Неподалеку от театра «Опера» в кафе под застекленным навесом, который занимал три четверти тротуара, официанты были еще грубее и заносчивее, чем в других местах. Мать мне тогда сказала:
— Вот если бы он был лет на сто помоложе…
Совсем небольшое преувеличение. Я видел мсье Трюфо, когда по утрам в пестром халате он пересекал необъятные просторы своей квартиры в Пятом районе. Он выглядел, словно зомби, и поэтому не мог сообразить, что жив, пока в полдень не закидывал в себя кучу таблеток.
Нонг говорила, что ее обязанности в постели были необременительными. Мсье Трюфо был из тех французов, кто всю жизнь получает удовольствие от того, что рядом с ним в кровати находится молодое женское тело. И теперь он не видел причины отказываться от своей привычки только потому, что его подвела природа.
Привыкнуть к его ритуалам было легко. По утрам мы были предоставлены сами себе. С двенадцати до часу он переваривал таблетки и информацию из газет и становился живее по мере того, как начинало действовать лекарство. Потом мы шли в какой-нибудь первоклассный ресторан, где с ним обходились, как с Королем-Солнцем. «Максим», «Люка Картон», «Ресторан на Фошон», «Ле Робюшон» — эти святыни евангелия от кулинарии стали обычным явлением для девушки из стрип-бара и ее сына. С истинно парижской скромностью официанты не кивали и не перемигивались за спиной старика. С почтительными интонациями называли Нонг «мадам», а меня — «мсье».

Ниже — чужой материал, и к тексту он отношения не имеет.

+__global__ __launch_bounds__(T) void loss_count_kernel(const LossArgs a, float* __restrict__ part) {
+  __shared__ float red[WAVES][2];
+  const int tid = threadIdx.x, lane = tid & 63, wave = tid >> 6;
+  const int C = a.C, CQ = C >> 2, j = lane & 3, r16 = lane >> 2;
+  float s_m = 0.f, s_fg = 0.f;
+  const int64_t ngroups = (a.total_rows + RPW - 1) / RPW;
+  const int64_t wave_id = (int64_t)blockIdx.x * WAVES + wave, nwaves = (int64_t)gridDim.x * WAVES;
+  for (int64_t g0 = wave_id; g0 < ngroups; g0 += nwaves) {
+    const int64_t r = g0 * RPW + r16;
+    float lmax = -1e30f, tmv = 0.f;
+    if (r < a.total_rows) {
+      const LossSeg& sg = a.seg[seg_of_row(a, r)];
+      const int64_t lr = r - sg.row_start;
+      tmv = sg.tm[lr] ? 1.f : 0.f;
+      if (tmv != 0.f) {
+        for (int q = j; q < CQ; q += 4) {
+          const float4 l = *reinterpret_cast<const float4*>(sg.ll + lr * C + q * 4);
+          lmax = fmaxf(lmax, fmaxf(fmaxf(l.x, l.y), fmaxf(l.z, l.w)));
+        }
+      }
+    }
+    lmax = fmaxf(lmax, __shfl_xor(lmax, 1, 64));
+    lmax = fmaxf(lmax, __shfl_xor(lmax, 2, 64));
+    if (j == 0) { s_m += tmv; s_fg += (lmax > 0.5f) ? tmv : 0.f; }
+  }
+  s_m = rn::wave_sum(s_m); s_fg = rn::wave_sum(s_fg);
+  if (lane == 0) { red[wave][0] = s_m; red[wave][1] = s_fg; }
+  __syncthreads();
+  if (tid < 2) {
+    float v = 0.f;
+#pragma unroll
+    for (int w = 0; w < WAVES; ++w) v += red[w][tid];
+    part[2 * blockIdx.x + tid] = v;
+  }
+}
+
+__global__ __launch_bounds__(256) void loss_count_finalize_kernel(const float* __restrict__ part, int nblocks, float* __restrict__ counts) {
+  __shared__ double sh[2][128];
+  const int i = threadIdx.x & 1, t = threadIdx.x >> 1;
+  double v = 0.0;
+  for (int b = t; b < nblocks; b += 128) v += (double)part[2 * b + i];
+  sh[i][t] = v;
+  __syncthreads();
+  if (threadIdx.x < 2) {
+    double s = 0.0;
+    for (int u = 0; u < 128; ++u) s += sh[threadIdx.x][u];
+    counts[threadIdx.x] = (float)s;
+  }
+}
+
+template <int NK>
+__global__ __launch_bounds__(T) void loss_fwd_bwd4_kernel(const LossArgs a) {
+  __shared__ float red[WAVES][NSCAL];
+  const int tid = threadIdx.x, lane = tid & 63, wave = tid >> 6;
+  const int C = a.C, CQ = C >> 2, j = lane & 3, r16 = lane >> 2;
+  const float nfg = a.counts[1];
+  const float gc = a.g_cls[0], gr = a.g_reg[0];
+  const float k_focal = gc / fmaxf(nfg, 1.f);
+  const float k_reg = nfg > 0.f ? gr / (4.f * nfg) : 0.f;
+  float s_m = 0.f, s_fg = 0.f, s_cls = 0.f, s_hub = 0.f;
+  const int64_t ngroups = (a.total_rows + RPW - 1) / RPW;
+  const int64_t wave_id = (int64_t)blockIdx.x * WAVES + wave, nwaves = (int64_t)gridDim.x * WAVES;
+  for (int64_t g0 = wave_id * 2; g0 < ngroups; g0 += nwaves * 2) {
+    float4 z[2][NK], l[2][NK];
+    float rl[2], rp[2], tmv[2];
+    float* dzp[2]; float* drp[2]; bool live[2];
+#pragma unroll
+    for (int u = 0; u < 2; ++u) {
+      const int64_t r = min((g0 + u) * RPW + r16, a.total_rows - 1);
+      live[u] = (g0 + u) * RPW + r16 < a.total_rows;
+      const LossSeg& sg = a.seg[seg_of_row(a, r)];
+      const int64_t lr = r - sg.row_start;
+      tmv[u] = (live[u] && sg.tm[lr]) ? 1.f : 0.f;
+      rl[u] = sg.rl[lr * 4 + j]; rp[u] = sg.rp[lr * 4 + j];
+      dzp[u] = sg.dz + lr * C; drp[u] = sg.dr + lr * 4 + j;
+#pragma unroll
+      for (int k = 0; k < NK; ++k) {
+        const int q = min(j + 4 * k, CQ - 1);
+        z[u][k] = *reinterpret_cast<const float4*>(sg.zl + lr * C + q * 4);
+        l[u][k] = *reinterpret_cast<const float4*>(sg.ll + lr * C + q * 4);
+      }
+    }
+#pragma unroll
+    for (int u = 0; u < 2; ++u) {
+      float lmax = -1e30f, cls = 0.f;
+#pragma unroll
+      for (int k = 0; k < NK; ++k) {
+        const float w = (j + 4 * k < CQ) ? tmv[u] : 0.f;
+        const float zz[4] = {z[u][k].x, z[u][k].y, z[u][k].z, z[u][k].w}, ll[4] = {l[u][k].x, l[u][k].y, l[u][k].z, l[u][k].w};
+        float g[4];
+#pragma unroll
+        for (int e = 0; e < 4; ++e) {
+          const float zv = zz[e], lv = ll[e];
+          const float p = sigmoidf(zv);
+          if (j + 4 * k < CQ) lmax = fmaxf(lmax, lv);
+          const bool pos = (lv == 1.f);
+          const float pt = pos ? p : 1.f - p;
+          const float al = pos ? 0.25f : 0.75f;
+          const float om = 1.f - pt;
+          cls = fmaf(w, -al * om * om * logf(pt + 1e-7f), cls);
+          const float dfdpt = -al * (-2.f * om * logf(pt + 1e-7f) + om * om / (pt + 1e-7f));
+          g[e] = k_focal * dfdpt * (pos ? 1.f : -1.f) * p * (1.f - p);
+          g[e] = tmv[u] != 0.f ? g[e] : 0.f;
+        }
+        if (live[u] && j + 4 * k < CQ) *reinterpret_cast<float4*>(dzp[u] + (j + 4 * k) * 4) = make_float4(g[0], g[1], g[2], g[3]);
+      }
+      lmax = fmaxf(lmax, __shfl_xor(lmax, 1, 64));
+      lmax = fmaxf(lmax, __shfl_xor(lmax, 2, 64));
+      const float fgw = (lmax > 0.5f) ? 1.f : 0.f;
+      const float fg = fgw * tmv[u];
+      s_cls += cls;
+      if (j == 0) { s_m += tmv[u]; s_fg += fg; }
+      const float hub = fgw * huber1(rl[u] - rp[u]);
+      s_hub += (tmv[u] != 0.f) ? hub : 0.f;
+      if (live[u]) {
+        float g = 0.f;
+        if (tmv[u] != 0.f) g = ((lmax > 0.5f) ? 1.f : 0.f) * (k_reg * clip1(rp[u] - rl[u]));
+        *drp[u] = g;
+      }
+    }
+  }
+  s_m = rn::wave_sum(s_m); s_fg = rn::wave_sum(s_fg); s_cls = rn::wave_sum(s_cls); s_hub = rn::wave_sum(s_hub);
+  if (lane == 0) { red[wave][0] = s_m; red[wave][1] = s_fg; red[wave][2] = 0.f; red[wave][3] = s_cls; red[wave][4] = s_hub; }
+  __syncthreads();
+  const int n = NSCAL + 3 * C;
+  for (int i = tid; i < n; i += T) {
+    float v = 0.f;
+    if (i < NSCAL) {
+#pragma unroll
+      for (int w = 0; w < WAVES; ++w) v += red[w][i];
+    }
+    a.partial[(size_t)blockIdx.x * n + i] = v;
   }
 }
 
@@ -445,6 +581,13 @@
   return true;
 }
 
+template <int NK>
+void launch_fwd_bwd4(const LossArgs& a, hipStream_t st) {
+  hipLaunchKernelGGL((loss_fwd_bwd4_kernel<NK>), dim3(nblocks4(a.total_rows)), dim3(T), 0, st, a);
+}
+bool one_pass_ok(int C, int mode) { return mode == RN_LOSS_FOCAL && use4(C); }
+size_t partial_bytes(int C) { return rn::align_up((size_t)BLOCKS * (NSCAL + 3 * (size_t)C) * sizeof(float), 256); }
+
 int nblocks_for(int64_t rows) {
   int64_t b = (rows + WAVES * 4 - 1) / (WAVES * 4);
   if (b > BLOCKS) b = BLOCKS;
@@ -489,3 +632,74 @@
   RN_LAUNCH_CHECK();
   return RN_OK;
 }
+
+extern "C" int rn_loss_counts(const rn_loss_seg* segs, int nseg, int num_classes, float* counts, rn_stream_t stream) {
+  RN_CHECK_ARG(segs && nseg >= 1 && nseg <= RN_MAX_SEG, "loss counts: bad segments");
+  RN_CHECK_ARG(counts, "loss counts: null counts");
+  RN_UNSUPPORTED(num_classes < 4 || num_classes > 128 || num_classes % 4 != 0,
+                 "loss counts: num_classes %d is not a multiple of 4 in [4,128]", num_classes);
+  LossArgs a = {};
+  a.nseg = nseg; a.C = num_classes; a.mode = RN_LOSS_FOCAL;
+  int64_t rows = 0;
+  for (int s = 0; s < nseg; ++s) {
+    RN_CHECK_ARG(segs[s].cls_label && segs[s].trainable && segs[s].rows >= 0, "loss counts: null pointer in segment %d", s);
+    a.seg[s].ll = segs[s].cls_label; a.seg[s].tm = segs[s].trainable; a.seg[s].rows = segs[s].rows; a.seg[s].row_start = rows;
+    rows += segs[s].rows;
+  }
+  a.total_rows = rows;
+  int64_t nb = (rows + RPW * WAVES - 1) / (RPW * WAVES);
+  if (nb > BLOCKS) nb = BLOCKS;
+  if (nb < 1) nb = 1;
+  hipStream_t st = (hipStream_t)stream;
+  hipLaunchKernelGGL(loss_count_kernel, dim3((int)nb), dim3(T), 0, st, a, counts + 2);
+  hipLaunchKernelGGL(loss_count_finalize_kernel, dim3(1), dim3(256), 0, st, (const float*)(counts + 2), (int)nb, counts);
+  RN_LAUNCH_CHECK();
+  return RN_OK;
+}
+
+extern "C" int rn_loss_fwd_bwd(const rn_loss_seg* segs, int nseg, int num_classes, int mode, const float* counts, const float* g_cls,
+                               const float* g_reg, void* partial, size_t partial_bytes_, rn_stream_t stream) {
+  LossArgs a = {};
+  if (int e = build(segs, nseg, num_classes, mode, &a, true)) return e;
+  RN_UNSUPPORTED(!one_pass_ok(num_classes, mode), "loss fwd+bwd: one pass covers focal mode with num_classes %% 4 == 0 in [4,128] (got %d, mode %d)",
+                 num_classes, mode);
+  RN_CHECK_ARG(counts && g_cls && g_reg && partial, "loss fwd+bwd: null counts/upstream gradient/partial");
+  if (partial_bytes_ < rn_loss_workspace(segs, nseg, num_classes)) {
+    rn::set_error("loss fwd+bwd: partial buffer too small");
+    return RN_EWORKSPACE;
+  }
+  a.partial = (float*)partial; a.counts = counts; a.g_cls = g_cls; a.g_reg = g_reg;
+  hipStream_t st = (hipStream_t)stream;
+  switch ((num_classes / 4 + 3) / 4) {
+    case 1: launch_fwd_bwd4<1>(a, st); break;
+    case 2: launch_fwd_bwd4<2>(a, st); break;
+    case 3: launch_fwd_bwd4<3>(a, st); break;
+    case 4: launch_fwd_bwd4<4>(a, st); break;
+    case 5: launch_fwd_bwd4<5>(a, st); break;
+    case 6: launch_fwd_bwd4<6>(a, st); break;
+    case 7: launch_fwd_bwd4<7>(a, st); break;
+    default: launch_fwd_bwd4<8>(a, st); break;
+  }
+  RN_LAUNCH_CHECK();
+  return RN_OK;
+}
+
+extern "C" int rn_loss_finalize(int64_t total_rows, int num_classes, int mode, float* stats, float* class_loss_out, float* regr_loss_out,
+                                void* partial, size_t partial_bytes_, rn_stream_t stream) {
+  RN_UNSUPPORTED(!one_pass_ok(num_classes, mode), "loss finalize: one pass covers focal mode with num_classes %% 4 == 0 in [4,128] (got %d, mode %d)",
+                 num_classes, mode);
+  RN_CHECK_ARG(stats && partial && total_rows >= 0, "loss finalize: null stats/partial");
+  if (partial_bytes_ < rn_loss_workspace(nullptr, 0, num_classes)) {
+    rn::set_error("loss finalize: partial buffer too small");
+    return RN_EWORKSPACE;
+  }
+  LossArgs a = {};
+  a.C = num_classes; a.mode = mode; a.total_rows = total_rows;
+  a.partial = (float*)partial; a.stats = stats; a.cls_out = class_loss_out; a.reg_out = regr_loss_out;
+  hipStream_t st = (hipStream_t)stream;
+  double* sums = (double*)((char*)partial + partial_bytes(num_classes));
+  hipLaunchKernelGGL(loss_sum_kernel, dim3(rn::ceil_div(NSCAL + 3 * num_classes, 16)), dim3(256), 0, st, a, nblocks4(total_rows), sums);
+  hipLaunchKernelGGL(loss_finalize_kernel, dim3(1), dim3(256), 0, st, a, (const double*)sums);
+  RN_LAUNCH_CHECK();
+  return RN_OK;
+}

После обеда бодрости Трюфо хватало еще на то, чтобы преподать мне урок английского вперемешку с французским. И это стало для меня откровением. Старик считал, что единственный смысл учить английский — выигрывать споры с англичанами и американцами, и желательно так, чтобы они этого не заметили. Он обучал меня тонкостям языка — сарказму, коротким ехидным замечаниям во время нудного монолога и тому, как показать собеседнику, что он болван, чтобы это поняли все, кроме него. Такой английский был оружием мастера фехтования, и я его полюбил.
Еще он учил получать удовольствие. Любой обед или ужин в «Люка Картон» должен был вызывать благоговение, словно речь шла об обольщении прекрасной дамы.
— Удовольствие от еды надежнее, чем удовольствие от секса, — иронично и в то же время посмеиваясь над собой, говорил он, кивая в сторону Нонг. Мать улыбалась, а Трюфо продолжал: — Париж — это старая шлюха, но шлюха пятизвездочная.
Перед едой полагался променад, затем аперитив в открытом кафе.
— Ради всего святого, выбирайте место, где больше жизни, больше интриги и адюльтера, — учил он. — А затем медленно приближайтесь к храму наслаждения.
В старике было все, чего у меня никогда не будет: урбанизм, выработанная нарочитая рафинированность полусвета. Баловень судьбы, как и полковник, которого я в то время еще не знал, он принадлежал к особому племени, и я уже тогда понимал, что мне никогда не стать его членом. Но было в нем еще кое-что — подлинность, на что Викорн никак не мог претендовать. Ежедневно после уроков английского Трюфо с воодушевлением читал мне две страницы из некоего Марселя Пруста. Нонг это тоже заметила: не Пруста, а подлинность Трюфо. Двадцатью годами раньше она бы навсегда обосновалась у него: они оба смотрели на жизнь без иллюзий. Я не раз замечал, как Нонг тянула к нему руку. Но оба понимали, что от него ничего не осталось. О да, мы могли бы быть счастливы в Париже. И были счастливы несколько месяцев.